CIR bill strengthens prohibition and expands coverage
The CIR bill now moving to the House continues and strengthens the existing prohibitions against hiring an undocumented foreign worker and expands these prohibitions beyond employers to persons who recruit or refer these kinds of workers. The Bill also establishes a schedule (a period of five years) for eventually bringing every U.S. employer into the government’s electronic employment verification system called E-Verify and allocates $750 million for its expansion and implementation.
E-Verify is an Internet-based system that compares information from the Form I-9, Certificate of Employment Eligibility, completed by the employer and the employee, to government records to confirm that an employee is authorized to work in the United States. It is run by Homeland Security’s U.S. Citizenship and Immigration Service (USCIS) and the Social Security Administration (SSA).
Businesses that enroll in E-Verify submit each employee’s eligibility information found on the I-9 form (which includes, but is not limited to, Social Security number, name, date of birth, citizenship status and alien number) over the Internet. SSA and USCIS then check the data against their records. If the information matches the government records, the employer receives instant proof of authorization. If there is a mismatch, the employer first has the opportunity to check that the information was entered correctly, and then receives a Tentative Nonconfirmation, or TNC, which indicates that the worker has the right to contest the finding.
Handling the increased business volume
At present, a handful of states like Arizona, Georgia, Mississippi, South Carolina and Utah, have made E-Verify mandatory for businesses. Elsewhere, it is still a voluntary program and only around six percent of employers in the U.S. use E-verify.
According to the Homeland Security website, as of 2012, more than 404,295 employers now use E-Verify and over 1,400 companies enroll in the program every week. Official figures provided by the government also indicate that out of the more than 20.2 million workers ran through E-Verify in 2012, 1.35 percent or 273,675 workers received initial TNC responses. Of this figure, 0.26 percent or 52,520 turned out to be legally authorized to work and contested. 1.09 percent or 221,155 were found not authorized to legally work in the U.S.

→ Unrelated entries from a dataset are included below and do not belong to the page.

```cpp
template <class T16, bool SP, bool DBG, bool STAMP, bool WGR, bool NARROW = false, bool G1 = false>
static hipError_t launch_layer_t(hipStream_t st, const DcLayerArgs& a, int l, const void* a_sa, const void* a_ca, int dbg,
                                 unsigned long long* stamps, size_t rec_stride, int upc) {
    constexpr int NW = NARROW ? 4 : (SP ? DC_SPLIT_NW : 8);
    const size_t shm = SP ? 2 * 65 * 1024 + (WGR ? 16384 + 6144 : 0) : 2 * 33 * 1024 + 16384 + 8 * 8192 + 6144;
    static unsigned long long optin_done = 0;
    if (hipError_t e = lds_optin((const void*)k_layer<T16, SP, DBG, STAMP, WGR, NARROW, G1>, (int)shm, optin_done)) return e;
    k_layer<T16, SP, DBG, STAMP, WGR, NARROW, G1><<<dim3((WGR && upc) ? a.B * upc : (a.G + NW - 1) / NW), dim3(NW * 64), shm, st>>>(
        a.dm, l, a.hbuf, (const f16x16*)a.E, a.NT, (const v8<T16>*)a_sa, (const v8<T16>*)a_ca, a.recs, a.length, a.xin, a.xout, a.out_mode,
        a.coef_cur, a.snap_cur, a.snaps, a.M, a.T, a.G, a.B, dbg, stamps, rec_stride, a.iter_base, a.Tx, WGR ? upc : 0, a.e_groups, a.e_period, a.e_wrap, a.e_magic, a.upd);
    return hipGetLastError();
}

#define LAYER_FORMS(X)                                                                                          \
    X(false, false, false, false, false, false) X(false, true, false, false, false, false) X(false, false, true, false, false, false) \
    X(true, false, false, false, false, false) X(true, true, false, false, false, false) X(true, false, true, false, false, false)    \
    X(false, false, false, true, false, false) X(false, true, false, true, false, false) X(false, false, true, true, false, false)    \
    X(false, false, false, true, false, true) X(false, false, false, true, true, false) X(false, false, false, true, true, true)      \
    X(true, false, false, true, false, false) X(true, false, true, true, false, false)
hipError_t dc_launch_layer(hipStream_t st, const DcLayerForm& f, const DcLayerArgs& a, int l, const void* a_sa, const void* a_ca, int dbg,
                           unsigned long long* stamps) {
    if (f.wgr && f.split && f.upc <= 0) return hipErrorInvalidValue;
    if (!a.tiles_ok()) return hipErrorInvalidValue;
    const bool stop = dbg != 0, stamp = stamps != nullptr && !stop;
#define X(SP, DBG, STAMP, WGR, NARROW, G1)                                                                      \
    if (f.split == SP && stop == DBG && stamp == STAMP && f.wgr == WGR && f.narrow == NARROW && f.g1 == G1)     \
        return (f.fmt == 1 ? launch_layer_t<_Float16, SP, DBG, STAMP, WGR, NARROW, G1> : launch_layer_t<__bf16, SP, DBG, STAMP, WGR, NARROW, G1>)( \
            st, a, l, a_sa, a_ca, dbg, stamps, f.rec_stride, f.upc);
    LAYER_FORMS(X)
#undef X
    return hipErrorInvalidValue;
}

template <class T16, bool SP>
static hipError_t launch_full_t(hipStream_t st, const DcLayerArgs& a, int l, const void* kv_cur, void* kv_next, const void* kv_ca, int KT,
                                int stop_after) {
    const int WPC = (KT + 7) / 8;
    static unsigned long long optin_done = 0;
    if (hipError_t e = lds_optin((const void*)k_layer_full<T16, SP>, DC_FULL_LDS, optin_done)) return e;
    k_layer_full<T16, SP><<<dim3(a.B * WPC), dim3(512), DC_FULL_LDS, st>>>(
        a.dm, l, a.hbuf, (const f16x16*)a.E, a.NT, (const v8<T16>*)kv_cur, (v8<T16>*)kv_next, (const v8<T16>*)kv_ca, a.length, a.xin, a.xout,
        a.out_mode, a.coef_cur, a.snap_cur, a.snaps, a.M, a.T, a.B, KT, WPC, stop_after, a.e_groups, a.e_period, a.e_wrap, a.e_magic, a.upd);
    return hipGetLastError();
}
hipError_t dc_launch_embed_front_full(hipStream_t st, int fmt, bool split, const DcModel* dm, const float* x, float* hbuf, void* kv_next,
                                      int M, int T, int B, int KT) {
    if (fmt != 1) return hipErrorInvalidValue;
    const int WPC = (KT + 7) / 8;
    if (split)
        k_embed_front_full<_Float16, true><<<dim3(B * WPC), dim3(512), 0, st>>>(dm, x, hbuf, (f16x8*)kv_next, M, T, KT, WPC);
    else
        k_embed_front_full<_Float16, false><<<dim3(B * WPC), dim3(512), 0, st>>>(dm, x, hbuf, (f16x8*)kv_next, M, T, KT, WPC);
    return hipGetLastError();
}
hipError_t dc_launch_layer_full(hipStream_t st, int fmt, bool split, const DcLayerArgs& a, int l, const void* kv_cur, void* kv_next,
                                const void* kv_ca, int KT, int stop_after) {
    if (fmt != 1 || !a.tiles_ok()) return hipErrorInvalidValue;
    return (split ? launch_full_t<_Float16, true> : launch_full_t<_Float16, false>)(st, a, l, kv_cur, kv_next, kv_ca, KT, stop_after);
}
hipError_t dc_launch_ca_kv(hipStream_t st, int fmt, const DcModel* dm, const void* nh_hi, const void* nh_lo, void* kv_ca,
                           int M, int T, int G, int B, int KT, int L) {
    const dim3 grid((G + 3) / 4, L);
    if (fmt != 1) return hipErrorInvalidValue;
    k_cond_ca_kv<_Float16><<<grid, dim3(256), 0, st>>>(dm, (const bf16x8*)nh_hi, (const bf16x8*)nh_lo, (f16x8*)kv_ca, M, T, G, B, KT);
    return hipGetLastError();
}

__global__ __launch_bounds__(256) void k_savgol(const float* __restrict__ x, float* __restrict__ y, const float* __restrict__ coef,
                                                int B, int T, int P, int win) {
    const long long idx = (long long)blockIdx.x * 256 + threadIdx.x;
    if (idx >= (long long)B * T * P) return;
    const int p = (int)(idx % P);
    const int t = (int)((idx / P) % T);
    const int b = (int)(idx / ((long long)P * T));
    const int h = win >> 1;
    int row, t0;
    if (t < h) {
        row = t;
        t0 = 0;
    } else if (t >= T - h) {
        row = win - (T - t);
        t0 = T - win;
    } else {
        row = h;
        t0 = t - h;
    }
    const float* c = coef + row * win;
    const float* src = x + ((size_t)b * T + t0) * P + p;
    float acc = 0.f;
    for (int k = 0; k < win; ++k) acc = fmaf(c[k], src[(size_t)k * P], acc);
    y[idx] = acc;
}
hipError_t dc_launch_savgol(hipStream_t st, const float* x, float* y, const float* coef, int B, int T, int P, int win) {
    const long long n = (long long)B * T * P;
    k_savgol<<<dim3((unsigned)((n + 255) / 256)), dim3(256), 0, st>>>(x, y, coef, B, T, P, win);
    return hipGetLastError();
}
```

### diffusion-conductor_amd/csrc/dc_launch.h

```cpp
#pragma once
#include <hip/hip_runtime.h>
#include "dc_common.h"
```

With these figures, government officials argue that E-Verify is clearly working. However, given that the present enrollment only represents less than six percent of the current number of employers in the U.S., should the proposed immigration reform bill become law, E-Verify would have to be able to handle every single one of the U.S.’ 7.3 million employers and more than 156 million workers. A 0.26 percent error rate would still represent a best case scenario where over 405,000 people will be wrongfully tagged and forced to prove their right to legally work in the U.S.
Two recently added improvements to the system have been lauded by the government as further reducing the claimed negligible error rate of the system: (1) A photo identification matching tool that allows employers to match a photo in the E-Verify system with a document presented by the new employee; and (2) a self-check online tool that allows the public to check their information against the system before starting a job search.
To get ahead of the game, employers may want to start reviewing their internal I-9 protocols and employment verification systems hopefully already in place, and consider the pros and cons of joining E-Verify now. Financial, manpower and privacy concerns are just a few of the important considerations that must be taken into account by every employer, large or small.